Sunday, February 3, 2008

Juice Analysis, Organic Produce, and Inspiration


I've been a little worried about my juicing habits lately because my urge to juice was dwindling. Even this morning (after two days without juice) I was questioning whether I could keep this up. After doing a full yoga practice, it was back. I went downstairs and juiced away! The picture to the left is what I started with.

I was curious about which nutrients I was benefiting from in this juice, so here the analysis I came up with, using The Complete Book of Juicing by Michael T. Murray. I listed the key benefits of each vegetable, fruit, and root.
Celery:
  • Potasium
  • Sodium (electrolyte replacer)
  • Coumarins (increases activity of certain white blood cells, tone vascular system, lower blood pressure)
Carrot:
  • Highest vegetable source of provitamin A carotenes
Cucumber:
  • Skin contains Silica (strengthens connective tissues, i.e. muscles, tendons, and ligaments)
Ginger:
  • Excellent Carminative (promotes elimination of intestinal gases)
  • Anti-inflammatory
Lemon:
  • Rich in Vitamin C and Potassium
  • Contains Limonine (promising anti-cancer properties)
Apple:
  • Pectin (improves the intestinal muscle's ability to push waste through the gastrointestinal tract)
  • Ellagic, chlorogenic, and caffeic acids (anutrients with significant anticancer properties)
And here is the result of those veggies and fruits plowing through my Breville juicer:

I am going crazy trying to figure out where to buy produce and which produce to buy. Until yesterday I thought that any produce bought at Whole Foods was organic. Not true! Anything marked "Conventional" is not organic. Bummer.

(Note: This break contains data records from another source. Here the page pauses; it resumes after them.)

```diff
@@ -732,9 +761,9 @@
 #pragma unroll 1
         for (int layer = 0; layer < 4; ++layer) {
             const int odd = layer & 1;
-            resident_conv<C, HO, WO, MTO, SO::NT, NT, false, true>(smem, odd ? Y_OFF : X_OFF, odd ? X_OFF : Y_OFF, odd != 0,
-                                                                   a.w[layer], nullptr, a.save[layer] + small_img, lmo, n0,
-                                                                   lane, a.mask[layer] + small_img);
+            resident_conv<C, HO, WO, MTO, SO::NT, NT, false, true>(smem, odd ? Y_OFF : X_OFF, odd ? X_OFF : Y_OFF, odd != 0, wa,
+                                                                   a.w[layer + 1], n0, nullptr, a.save[layer] + small_img, lmo,
+                                                                   n0, lane, a.mask[layer] + small_img);
         }
         __syncthreads();
         const uint8_t *am = reinterpret_cast<const uint8_t *>(smem + Y_OFF);
@@ -775,15 +804,17 @@
             __syncthreads();
             zero_lds<SI::LDS_MAP, THREADS>(smem + A_OFF, tid);
         }
-        resident_conv<C, HI, WI, MTI, SI::NT, NT, false, false>(smem, B_OFF, A_OFF, false, a.w[4], nullptr,
-                                                                a.g_prev + big_img, lmi, n0, lane);
+        resident_conv<C, HI, WI, MTI, SI::NT, NT, false, false>(smem, B_OFF, A_OFF, false, wa,
+                                                                a.has_post ? a.post_w[0] : (more ? a.w[0] : nullptr), n0,
+                                                                nullptr, a.g_prev + big_img, lmi, n0, lane);
         if (a.has_post) {
 #pragma unroll 1
             for (int layer = 0; layer < 4; ++layer) {
                 const int odd = layer & 1;
-                resident_conv<C, HI, WI, MTI, SI::NT, NT, false, true>(smem, odd ? B_OFF : A_OFF, odd ? A_OFF : B_OFF, odd != 0,
-                                                                       a.post_w[layer], nullptr, a.post_save[layer] + big_img,
-                                                                       lmi, n0, lane, a.post_mask[layer] + big_img);
+                const float *next_w = layer < 3 ? a.post_w[layer + 1] : (more ? a.w[0] : nullptr);
+                resident_conv<C, HI, WI, MTI, SI::NT, NT, false, true>(smem, odd ? B_OFF : A_OFF, odd ? A_OFF : B_OFF, odd != 0, wa,
+                                                                       next_w, n0, nullptr, a.post_save[layer] + big_img, lmi,
+                                                                       n0, lane, a.post_mask[layer] + big_img);
             }
         }
     }
@@ -872,7 +903,12 @@
     bool gave_up = false;
     zero_lds<SI::LDS_MAP, THREADS>(smem + B_OFF, tid);
 
+    const bool small_part = h == 0 && !(a.skip & 2);
+    float wa[1][SI::KS];
+    if (pair0 < a.n_images) load_packed_a<2, 1, SI::KS>(wa, a.pre_w[0], h, lane);
+
     for (int img = pair0; img < a.n_images; img += n_pairs) {
+        const bool more = img + n_pairs < a.n_images;
         uint32_t *flag_own = a.flags + 2 * img + h, *flag_other = a.flags + 2 * img + (1 - h);
         float *slots = a.xbuf + (size_t)img * 2 * C * HI * WI;
         uint32_t step = 0;
@@ -909,13 +945,16 @@
         for (int layer = 0; layer < 4; ++layer) {
             const int odd = layer & 1;
             float *slot = slots + (size_t)(layer & 1) * C * HI * WI;
-            resident_conv<C, HI, WI, MTI, 2, 1, true>(smem, odd ? B_OFF : A_OFF, odd ? A_OFF : B_OFF, odd != 0, a.pre_w[layer],
+            const float *next_w = layer < 3 ? a.pre_w[layer + 1] : a.w[0];
+            resident_conv<C, HI, WI, MTI, 2, 1, true>(smem, odd ? B_OFF : A_OFF, odd ? A_OFF : B_OFF, odd != 0, wa, next_w, h,
                                                       a.pre_bias[layer], slot, lmi, h, lane);
             exchange(odd ? A_OFF : B_OFF, slot, true);
         }
-        resident_conv<C, HI, WI, MTI, 2, 1, false>(smem, A_OFF, B_OFF, false, a.w[0], a.bias[0], slots, lmi, h, lane);
+        resident_conv<C, HI, WI, MTI, 2, 1, false>(smem, A_OFF, B_OFF, false, wa,
+                                                   small_part ? a.w[1] : (more ? a.pre_w[0] : nullptr), small_part ? wave >> 2 : h,
+                                                   a.bias[0], slots, lmi, h, lane);
         exchange(B_OFF, slots, h == 0);
-        if (h != 0 || (a.skip & 2)) continue;
+        if (!small_part) continue;
         __syncthreads();
         zero_lds<2 * SO::LDS_MAP, THREADS>(smem + X_OFF, tid);
         __syncthreads();
@@ -938,8 +977,10 @@
 #pragma unroll 1
         for (int layer = 0; layer < 4; ++layer) {
             const int odd = layer & 1;
-            resident_conv<C, HO, WO, MTO, 2, 1, true>(smem, odd ? Y_OFF : X_OFF, odd ? X_OFF : Y_OFF, odd != 0, a.w[1 + layer],
-                                                      a.bias[1 + layer], layer == 3 ? out_img : nullptr, lmo, wave >> 2, lane);
+            const float *next_w = layer < 3 ? a.w[2 + layer] : (more ? a.pre_w[0] : nullptr);
+            resident_conv<C, HO, WO, MTO, 2, 1, true>(smem, odd ? Y_OFF : X_OFF, odd ? X_OFF : Y_OFF, odd != 0, wa, next_w,
+                                                      layer < 3 ? wave >> 2 : h, a.bias[1 + layer],
+                                                      layer == 3 ? out_img : nullptr, lmo, wave >> 2, lane);
         }
     }
     __syncthreads();
```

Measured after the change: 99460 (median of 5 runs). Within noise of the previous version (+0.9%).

Also, I wonder about the integrity of companies like Nature's Promise. Nature's Promise is easy to find at the cheaper, chain grocery stores in Baltimore: Giant and Super Fresh, but how great are these fruits and vegetables really?

I am excited that Kris Carr has brought up the idea of a book club in her blog. I am interested in reading, Michael's Pollen's book, In the Defense of Food and it would be nice to share the experience with her community.

I am working on a fiction novel at the moment, but my interest in writing a creative non-fiction novel is increasing as I become more inspired by my pursuits in alternative health and wellness. Also, I feel inspired each day by information coming from blogs and books that I am drawn to make a contribution as well. Its like the idea is at the tip of my tongue, but it hasn't come to fruition yet. I am going to have faith that it will come in its own time and I just have to keep on this path. With that thought in mind, I should get back to other writing projects. Peace and love:)

1 comment:

Lindsey said...

Don't take my word for it! Talk to the people who work at Whole Foods, I'm sure that can give us the low down. And it does seem like they're the best option around for now. According to their website, "We carry natural and organic products because we believe that food in its purest state — unadulterated by artificial additives, sweeteners, colorings, and preservatives — is the best tasting and most nutritious food available.
Our business is to sell the highest quality foods we can find at the most competitive prices possible. We evaluate quality in terms of nutrition, freshness, appearance, and taste. Our search for quality is a never-ending process involving the careful judgment of buyers throughout the company.
*We carefully evaluate each and every product we sell.
*We feature foods that are free of artificial preservatives, colors, flavors, sweeteners, and hydrogenated fats.
*We are passionate about great tasting food and the pleasure of sharing it with others.
*We are committed to foods that are fresh, wholesome and safe to eat.
*We seek out and promote organically grown foods.
*We provide food and nutritional products that support health and well-being.
Whole Foods Market's Quality Standards team maintains an extensive list of unacceptable ingredients. However, creating a product with no unacceptable ingredients does not guarantee that Whole Foods Market will sell it. Our buyers are passionate about seeking out the freshest, most healthful, minimally processed products available."